In the ADD section, we can see that a new view has also been created. We can select only those changes that we want to import to the project and then press the Update button.

Deployment:
Deployment is a very important element of the package. It can be performed in several ways:

Generating the SQL script that will be run manually on a database. Updating the database schema from the Visual Studio or from a command line using MSBuild, if preferred. The second methods may be later used to configure a Build Server, which will automatically deploy the changes after the commit, or on demand.
Generating the dacpac file. Dacpac file is a special type of a snapshot of a database structure. It is strongly related to the Data-Tier Application functionality.

A dacpac can also be deployed using the SSMS Wizard, activated either from the SQL Server Management Studio level or using SQLPackage.exe tool which can also be used in the automation process. Yes, process automation is a very important part of our job.

Dacpac can also be deployed using a Compare Schema screen. This screen gives us a lot of control over the system. We can deploy only some of the changes, e.g. views. Unfortunately, when generating a snapshot of a project (a dacpac), we won’t be able to choose selectively which changes will be deployed. We have to deploy all of them without a single exception.

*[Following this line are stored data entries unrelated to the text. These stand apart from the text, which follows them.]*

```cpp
GemmChoice resolve_forced_wgrad(const WgradArgs& a, int knob) {
  const bool bf16 = a.bf16 != 0;
  const WgradTile* t = wgrad_tile(knob);
  if (t && (bf16 ? knob >= 10 : t->family != WgradFamily::Column) && wgrad_tile_fits(a, knob))
    return {knob, t->family == WgradFamily::Column ? knob : 1};
  t = wgrad_tile(knob - 1000);
  if (t && t->family == WgradFamily::Wino && !bf16 && wgrad_tile_fits(a, t->id)) return {t->id, encode(*t, {0, -1, true})};
  t = wgrad_tile(knob - 100);
  if (t && t->bf16 == bf16 && wgrad_tile_fits(a, t->id)) {
    if (t->family == WgradFamily::Column) return {t->id, encode(*t, {2, -1, true})};
    if (t->family == WgradFamily::Ring || t->family == WgradFamily::RingT) return {t->id, encode(*t, {1, -1, true})};
  }
  if (knob == 1 && !bf16) return {4, 8};
  return {};
}

static int wgrad_heuristic_tile(const WgradArgs& a) {
  if (a.bf16) {
    if (wgrad3_fits(a)) return 20;
    if (a.Mo % 128 == 0 && a.No % 128 == 0) return 10;
    return a.No % 128 == 0 ? 12 : 13;
  }
  if (a.Mo % 128 == 0 && a.No % 128 == 0) return 0;
  if (a.Mo % 128 == 0 && a.No % 192 == 0) return 1;
  if (a.No % 192 == 0) return 2;
  return a.No % 128 == 0 ? 3 : 4;
}

hipError_t launch_wgrad_v(const WgradArgs& a0, hipStream_t s, GemmChoice c) {
  WgradArgs a = a0;
  if (a.Mo % 64 != 0 || a.P <= 0 || a.gb.Cg % 4 != 0 || a.gb.c_split % 4 != 0 || a.ga.Cg % 4 != 0)
    return hipErrorInvalidValue;
  const bool heuristic = c.tile < 0 && resolve_forced_wgrad(a, g_tune_wgrad).tile < 0;
  if (heuristic) c.tile = wgrad_heuristic_tile(a);
  else if (c.tile < 0) c = resolve_forced_wgrad(a, g_tune_wgrad);
  if (!wgrad_tile_fits(a, c.tile)) return hipErrorInvalidValue;
  const WgradTile& t = *wgrad_tile(c.tile);
  WgradMode m = decode(t, c.split);
  if (heuristic && t.family == WgradFamily::Column) m = {g_tune_wgrad >= 2 ? g_tune_wgrad : 8, -1, false};
  if (t.go) return t.go(a, s, m);
  int pps = 0;
  const int splits = wgrad_splits(a, t, m.per_cu, pps);
  a.pix_per_split = pps;
  const size_t plane = (size_t)a.Mo * a.No;
  if (!(m.slab && wgrad_slab_fits(a, splits))) {
    if (m.slab) ++g_slab_fallbacks;
    a.slab = nullptr;
  }
  else if (splits == 1) a.slab = a.out;
// ... 57 lines not shown
```

### unet-segmentation_amd/csrc/ops.hip

```cpp
#include <algorithm>
#include <cerrno>
#include <string>

#include "../../include/unet_hip.h"
#include "unet_internal.h"

using namespace unet;

namespace unet {
extern int g_tune_igemm, g_tune_wgrad, g_autotune, g_force_split, g_force_tile, g_concurrent, g_wino_max,
    g_wino_dgrad_max, g_wino_wgrad_max, g_bf16_norm, g_bn_fold, g_wino4_fwd_min_cg, g_wino4_fwd_small_cg,
    g_maxpool_vec8, g_wgrad_fwd_u, g_ctc_chunk_frames, g_ctc_dense_cells;
hipError_t launch_fill(float* p, size_t n, float v, hipStream_t s);
hipError_t launch_pair_sum(const double* st, int g, int c, float* out, hipStream_t s);
}

namespace {
thread_local std::string g_op_err;
inline size_t al256(size_t b) { return (b + 255) / 256 * 256; }
int g_op_prec = UNET_PREC_FP32;
int g_op_a16 = 0;

hipError_t op_b_to_bf16(IgemmArgs& a, size_t n, void* scratch, hipStream_t s) {
  if (g_op_prec == UNET_PREC_FP32) return hipSuccess;
  uint16_t* bh = reinterpret_cast<uint16_t*>(scratch);
  uint16_t* bl = g_op_prec == UNET_PREC_BF16X3 ? bh + n : nullptr;
  hipError_t e = launch_f2bf(a.b, bh, n, s, bl);
  a.bh = bh;
  a.bl = bl;
  a.b = nullptr;
  return e;
}
}

namespace {
__global__ void k_relu_mask(const float* __restrict__ dy, const float* __restrict__ y, long long n4,
                            float* __restrict__ dz) {
  for (long long i = blockIdx.x * (long long)blockDim.x + threadIdx.x; i < n4; i += (long long)gridDim.x * blockDim.x) {
    const float4 g = reinterpret_cast<const float4*>(dy)[i], v = reinterpret_cast<const float4*>(y)[i];
    reinterpret_cast<float4*>(dz)[i] =
        make_float4(v.x > 0.f ? g.x : 0.f, v.y > 0.f ? g.y : 0.f, v.z > 0.f ? g.z : 0.f, v.w > 0.f ? g.w : 0.f);
  }
}

__global__ void k_bn_eval_stats(int C, const float* rm, const float* rv, float eps, float* mean, float* invstd) {
  const int c = blockIdx.x * blockDim.x + threadIdx.x;
  if (c >= C) return;
  mean[c] = rm[c];
  invstd[c] = (float)(1.0 / sqrt((double)rv[c] + (double)eps));
}
}

#define OPCK(x)                                                           \
  do {                                                                    \
    hipError_t e_ = (x);                                                  \
    if (e_ != hipSuccess) return e_ == hipErrorInvalidValue ? -EINVAL : -EIO; \
  } while (0)

extern "C" {

static size_t op_wino_bytes(int ci, int co) { return al256(sizeof(float) * 36 * (size_t)ci * co); }
static size_t op_wgrad_wino_bytes(int n, int h, int w, int ci, int co);
static size_t op_wgrad_extra_bytes(int n, int h, int w, int ci, int co);
static void op_set_wino(IgemmArgs& a, void* ws, int n, int h, int w, int ci, int co) {
  const size_t ws_bytes = unet_conv_ws_bytes(n, h, w, ci, co);
  const IgemmTile* forced = igemm_tile(g_tune_igemm);
  if (forced && forced->family == IgemmFamily::Wino && op_wgrad_extra_bytes(n, h, w, ci, co)) {
    a.wino_ws = reinterpret_cast<float*>(reinterpret_cast<char*>(ws) + ws_bytes - op_wino_bytes(ci, co) -
                                         op_wgrad_extra_bytes(n, h, w, ci, co));
    a.wino_ws_bytes = op_wgrad_wino_bytes(n, h, w, ci, co);
    return;
  }
  a.wino_ws = reinterpret_cast<float*>(reinterpret_cast<char*>(ws) + ws_bytes - op_wino_bytes(ci, co));
  a.wino_ws_bytes = op_wino_bytes(ci, co);
}

static size_t op_wgrad_wino_bytes(int n, int h, int w, int ci, int co) {
  return al256(wino_ws_bytes_grid(n, h, w, ci, co));
}
static size_t op_wgrad_slab_bytes(int n, int h, int w, int ci, int co) {
  const long long t4 = (long long)n * ((h + 3) / 4) * ((w + 3) / 4);
  return al256(sizeof(float) * 64 * (size_t)std::min<long long>(64, (t4 + 255) / 256) * ci * co);
}
static size_t op_wgrad_extra_bytes(int n, int h, int w, int ci, int co) {
  const size_t b = op_wgrad_wino_bytes(n, h, w, ci, co) + op_wgrad_slab_bytes(n, h, w, ci, co);
  return b <= ((size_t)256 << 20) ? b : 0;
}

size_t unet_conv_ws_bytes(int n, int h, int w, int ci, int co) {
  const size_t wb = al256(sizeof(float) * 9 * (size_t)ci * co);
  const size_t pad = al256(sizeof(float) * (size_t)n * (h + 2) * (w + 2) * co);
  const size_t misc = al256(sizeof(float) * 4 * co) + al256(sizeof(double) * kStatGroups * 2 * co);
  const size_t x16 = al256(sizeof(uint16_t) * (size_t)n * h * w * ci);
  return 2 * wb + pad + misc + x16 + op_wgrad_extra_bytes(n, h, w, ci, co) + op_wino_bytes(ci, co);
}

int unet_conv3x3_fwd(const float* x, int n, int h, int w, int ci, const float* wt, const float* bias, int co,
                     const float* xs, const float* xb, float* y, void* ws, unet_stream_t st) {
  if (ci % 16 || co % 64 || h < 3 || w < 3) return -EINVAL;
  hipStream_t s = reinterpret_cast<hipStream_t>(st);
  float* wf = reinterpret_cast<float*>(ws);
  OPCK(launch_pack_conv(wt, co, ci, 3, 3, wf, nullptr, s));
  IgemmArgs a;
  Src x0;
  x0.ptr = x;
  x0.H = h;
  x0.W = w;
  x0.C = ci;
  x0.scale = xs;
  x0.shift = xb;
  if (g_op_prec == UNET_PREC_BF16 && g_op_a16) {
    const size_t wb = al256(sizeof(float) * 9 * (size_t)ci * co);
    const size_t off = 2 * wb + al256(sizeof(float) * (size_t)n * (h + 2) * (w + 2) * co) +
                       al256(sizeof(float) * 4 * co) + al256(sizeof(double) * kStatGroups * 2 * co);
    uint16_t* x16 = reinterpret_cast<uint16_t*>(reinterpret_cast<char*>(ws) + off);
    OPCK(launch_f2bf(x, x16, (size_t)n * h * w * ci, s));
    x0.ptr = reinterpret_cast<const float*>(x16);
    x0.h16 = 1;
  }
  a.a.s[0] = a.a.s[1] = x0;
  a.a.Cg = a.a.c_split = ci;
  a.a.taps_h = a.a.taps_w = 3;
  a.a.Hg = h - 2;
  a.a.Wg = w - 2;
  a.a.nimg = n;
  a.b = wf;
  a.M = n * (h - 2) * (w - 2);
  a.N = co;
  a.K = 9 * ci;
  a.e.bias = bias;
  a.e.d[0] = Dst{y, h - 2, w - 2, co, 0, 0};
  op_set_wino(a, ws, n, h, w, ci, co);
  OPCK(op_b_to_bf16(a, 9 * (size_t)ci * co, reinterpret_cast<char*>(ws) + al256(sizeof(float) * 9 * (size_t)ci * co),
                    s));
  OPCK(launch_igemm(a, s));
  return 0;
}

int unet_conv3x3_dgrad(const float* dy, int n, int h, int w, int ci, const float* wt, int co, float* dx, void* ws,
                       unet_stream_t st) {
  if (ci % 64 || co % 16 || h < 3 || w < 3) return -EINVAL;
  hipStream_t s = reinterpret_cast<hipStream_t>(st);
  char* p = reinterpret_cast<char*>(ws);
  const size_t wb = al256(sizeof(float) * 9 * (size_t)ci * co);
  float* wf = reinterpret_cast<float*>(p);
  float* wd = reinterpret_cast<float*>(p + wb);
  float* dyp = reinterpret_cast<float*>(p + 2 * wb);
  float* coef = reinterpret_cast<float*>(p + 2 * wb + al256(sizeof(float) * (size_t)n * (h + 2) * (w + 2) * co));
  OPCK(launch_pack_conv(wt, co, ci, 3, 3, wf, wd, s));
  OPCK(launch_fill(coef, co, 1.f, s));
  OPCK(launch_fill(coef + co, 3 * (size_t)co, 0.f, s));
  const int dy16 = g_op_prec == UNET_PREC_BF16 && g_op_a16;
  OPCK(launch_bnb_apply(dy, dy, coef, n, h - 2, w - 2, co, dyp, 2, s, dy16, 0));
  IgemmArgs a;
  Src d;
  d.ptr = dyp;
  d.h16 = dy16;
  d.H = h + 2;
  d.W = w + 2;
  d.C = co;
  a.a.s[0] = a.a.s[1] = d;
  a.a.Cg = a.a.c_split = co;
  a.a.taps_h = a.a.taps_w = 3;
  a.a.Hg = h;
  a.a.Wg = w;
  a.a.nimg = n;
  a.b = wd;
  a.M = n * h * w;
  a.N = ci;
  a.K = 9 * co;
  a.e.d[0] = Dst{dx, h, w, ci, 0, 0};
  op_set_wino(a, ws, n, h, w, ci, co);
  OPCK(op_b_to_bf16(a, 9 * (size_t)ci * co, wf, s));
  OPCK(launch_igemm(a, s));
  return 0;
}

int unet_conv3x3_wgrad(const float* x, const float* dy, int n, int h, int w, int ci, int co, float* dw, float* db,
                       void* ws, unet_stream_t st) {
  if (ci % 64 || co % 64 || h < 3 || w < 3) return -EINVAL;
  hipStream_t s = reinterpret_cast<hipStream_t>(st);
  char* p = reinterpret_cast<char*>(ws);
  const size_t wb = al256(sizeof(float) * 9 * (size_t)ci * co);
  float* dwp = reinterpret_cast<float*>(p);
  double* st2 = reinterpret_cast<double*>(p + 2 * wb + al256(sizeof(float) * (size_t)n * (h + 2) * (w + 2) * co) +
                                          al256(sizeof(float) * 4 * co));
  OPCK(hipMemsetAsync(dwp, 0, sizeof(float) * 9 * (size_t)ci * co, s));
  WgradArgs a;
  Src d;
  d.ptr = dy;
  d.H = h - 2;
  d.W = w - 2;
  d.C = co;
  a.ga.s[0] = a.ga.s[1] = d;
  a.ga.Cg = a.ga.c_split = co;
  a.ga.Hg = h - 2;
  a.ga.Wg = w - 2;
  a.ga.nimg = n;
  Src xs;
  xs.ptr = x;
  xs.H = h;
  xs.W = w;
  xs.C = ci;
  a.gb.s[0] = a.gb.s[1] = xs;
  a.gb.Cg = a.gb.c_split = ci;
  a.gb.taps_h = a.gb.taps_w = 3;
  a.gb.Hg = h - 2;
  a.gb.Wg = w - 2;
  a.gb.nimg = n;
  a.Mo = co;
  a.No = 9 * ci;
  a.P = n * (h - 2) * (w - 2);
  a.out = dwp;
  a.bf16 = g_op_prec != UNET_PREC_FP32;
  a.split = g_op_prec == UNET_PREC_BF16X3;
  if (g_op_prec == UNET_PREC_BF16 && g_op_a16) {
    uint16_t* dy16 = reinterpret_cast<uint16_t*>(p + 2 * wb);
    float* coef = reinterpret_cast<float*>(p + 2 * wb + al256(sizeof(float) * (size_t)n * (h + 2) * (w + 2) * co));
    uint16_t* x16 = reinterpret_cast<uint16_t*>(p + 2 * wb + al256(sizeof(float) * (size_t)n * (h + 2) * (w + 2) * co) +
                                                al256(sizeof(float) * 4 * co) +
                                                al256(sizeof(double) * kStatGroups * 2 * co));
    OPCK(launch_fill(coef, co, 1.f, s));
    OPCK(launch_fill(coef + co, 3 * (size_t)co, 0.f, s));
    OPCK(launch_bnb_apply(dy, dy, coef, n, h - 2, w - 2, co, reinterpret_cast<float*>(dy16), 2, s, 1, 0));
    OPCK(launch_f2bf(x, x16, (size_t)n * h * w * ci, s));
    a.ga.s[0].ptr = a.ga.s[1].ptr = reinterpret_cast<const float*>(dy16);
    a.ga.s[0].H = a.ga.s[1].H = h + 2;
    a.ga.s[0].W = a.ga.s[1].W = w + 2;
    a.ga.s[0].oy = a.ga.s[1].oy = a.ga.s[0].ox = a.ga.s[1].ox = 2;
    a.ga.s[0].h16 = a.ga.s[1].h16 = 1;
    a.gb.s[0].ptr = a.gb.s[1].ptr = reinterpret_cast<const float*>(x16);
    a.gb.s[0].h16 = a.gb.s[1].h16 = 1;
  }
  const WgradTile* forced = wgrad_tile(g_tune_wgrad >= 1000 ? g_tune_wgrad - 1000 : g_tune_wgrad);
  if (forced && forced->family == WgradFamily::Wino && !a.bf16 && op_wgrad_extra_bytes(n, h, w, ci, co)) {
    char* e = p + unet_conv_ws_bytes(n, h, w, ci, co) - op_wino_bytes(ci, co) - op_wgrad_extra_bytes(n, h, w, ci, co);
    a.wino_ws = reinterpret_cast<float*>(e);
    a.wino_ws_bytes = op_wgrad_wino_bytes(n, h, w, ci, co);
    a.slab = reinterpret_cast<float*>(e + a.wino_ws_bytes);
    a.slab_bytes = op_wgrad_slab_bytes(n, h, w, ci, co);
  }
  OPCK(launch_wgrad(a, s));
  OPCK(launch_permute_last2(dwp, co, 9, ci, dw, s));
  if (db) {
    OPCK(hipMemsetAsync(st2, 0, sizeof(double) * kStatGroups * 2 * co, s));
    OPCK(launch_channel_stats(dy, (size_t)n * (h - 2) * (w - 2), co, st2, s));
    OPCK(launch_pair_sum(st2, kStatGroups, co, db, s));
  }
  return 0;
}

int unet_convT2_fwd(const float* x, int n, int h, int w, int ci, const float* wt, const float* bias, int co, float* y,
                    void* ws, unet_stream_t st) {
  if (ci % 16 || co % 16) return -EINVAL;
  hipStream_t s = reinterpret_cast<hipStream_t>(st);
  char* p = reinterpret_cast<char*>(ws);
  float* wf = reinterpret_cast<float*>(p);
  float* wd = reinterpret_cast<float*>(p + al256(sizeof(float) * 4 * (size_t)ci * co));
  OPCK(launch_pack_convT(wt, ci, co, wf, wd, s));
  IgemmArgs a;
  Src x0;
  x0.ptr = x;
  x0.H = h;
  x0.W = w;
  x0.C = ci;
  a.a.s[0] = a.a.s[1] = x0;
  a.a.Cg = a.a.c_split = ci;
  a.a.Hg = h;
  a.a.Wg = w;
  a.a.nimg = n;
  a.b = wf;
  a.M = n * h * w;
  a.N = 4 * co;
  a.K = ci;
  a.e.bias = bias;
  a.e.shuffle_co = co;
  a.e.d[0] = Dst{y, 2 * h, 2 * w, co, 0, 0};
  OPCK(op_b_to_bf16(a, 4 * (size_t)ci * co, p + 2 * al256(sizeof(float) * 4 * (size_t)ci * co), s));
  OPCK(launch_igemm(a, s));
  return 0;
}

int unet_convT2_bwd(const float* x, const float* dy, int n, int h, int w, int ci, const float* wt, int co, float* dx,
                    float* dw, float* db, void* ws, unet_stream_t st) {
  if (ci % 64 || co % 64) return -EINVAL;
  hipStream_t s = reinterpret_cast<hipStream_t>(st);
  char* p = reinterpret_cast<char*>(ws);
  const size_t wb = al256(sizeof(float) * 4 * (size_t)ci * co);
  float* wf = reinterpret_cast<float*>(p);
  float* wd = reinterpret_cast<float*>(p + wb);
  float* dwp = reinterpret_cast<float*>(p + 2 * wb);
  double* st2 = reinterpret_cast<double*>(p + 3 * wb);
  OPCK(launch_pack_convT(wt, ci, co, wf, wd, s));
  Src d;
  d.ptr = dy;
  d.H = 2 * h;
  d.W = 2 * w;
  d.C = co;
  IgemmArgs a;
  a.a.s[0] = a.a.s[1] = d;
  a.a.Cg = a.a.c_split = co;
  a.a.taps_h = a.a.taps_w = 2;
  a.a.stride = 2;
  a.a.Hg = h;
  a.a.Wg = w;
  a.a.nimg = n;
  a.b = wd;
  a.M = n * h * w;
  a.N = ci;
  a.K = 4 * co;
  a.e.d[0] = Dst{dx, h, w, ci, 0, 0};
  OPCK(op_b_to_bf16(a, 4 * (size_t)ci * co, wf, s));
  OPCK(launch_igemm(a, s));
  OPCK(hipMemsetAsync(dwp, 0, sizeof(float) * 4 * (size_t)ci * co, s));
  WgradArgs g;
  Src x0;
  x0.ptr = x;
  x0.H = h;
  x0.W = w;
  x0.C = ci;
  g.ga.s[0] = g.ga.s[1] = x0;
  g.ga.Cg = g.ga.c_split = ci;
  g.ga.Hg = h;
  g.ga.Wg = w;
  g.ga.nimg = n;
// ... 81 lines not shown
  double* stats = reinterpret_cast<double*>(p);
  float* scale = reinterpret_cast<float*>(p + al256(sizeof(double) * kStatGroups * 2 * c));
  float* shift = scale + al256(sizeof(float) * c) / 4;
  const size_t pix = (size_t)n * h * w;
  if (training) {
    OPCK(hipMemsetAsync(stats, 0, sizeof(double) * kStatGroups * 2 * c, s));
    OPCK(launch_channel_stats(x, pix, c, stats, s));
    OPCK(launch_bn_finalize(stats, c, (double)pix, gamma, beta, rm, rv, nbt, save_mean, save_invstd, scale, shift,
                            momentum, eps, s));
  } else {
    OPCK(launch_bn_eval_prepare(c, gamma, beta, rm, rv, scale, shift, eps, s));
    hipLaunchKernelGGL(k_bn_eval_stats, dim3((c + 255) / 256), dim3(256), 0, s, c, rm, rv, eps, save_mean,
                       save_invstd);
    OPCK(hipGetLastError());
  }
  OPCK(launch_affine_relu(x, pix, c, scale, shift, relu, y, s));
  return 0;
}
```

Additionally, we can create a database from scratch without any data whatsoever or deploy changes without losing all the data that it contains. As I mentioned before, the existing data are very important and any possible data loss or corruption needs to be protected against. Thus, wizard will suggest if there is any possibility of losing data or of existence of any other conflicts that could cause any problems. That way we can decide to abort the process without destroying anything.

To make the process easier, we can define the profile files, which would point us to the destination of a deployment and additionally the options of the deployment. Having selected the Publish option from the project context menu, the following window will appear:

We can deploy the changes on any server we can select at once, but also we can decide to generate the script containing the necessary changes.

Another option that we can select during the deployment is the Register as a Data-tier Application.

After the database has been registered, a snapshot of the database structure will be created. Whenever an attempt of a deployment of another version is made, the changes are verified against the previous version and according to the differences new changes are made. Then the version number stored in msdb table will increase. If we tried to deploy a file with a lower version number, the application would not allow that.

Conclusion:
I wasn’t really sold on the previous versions of this product. However, the latest version is mature enough to be ready to be used.
If some functionality does not satisfy us or are not sufficient enough for our needs, we can always use the .NET platform and adapt it to our particular needs. Together with GIT, those tools give us full control over the process of changes in a database. We can work on the same set of tables with a few people and while committing we can stop worrying of data corruption or irrecoverable losses. If appropriate profiles are created, the changes can be introduced to multiple environments simultaneously, both manually and automatically.

As I mentioned, this particular solution is not flawless but it has helped us to gain control over the abyss called casually 'a database’.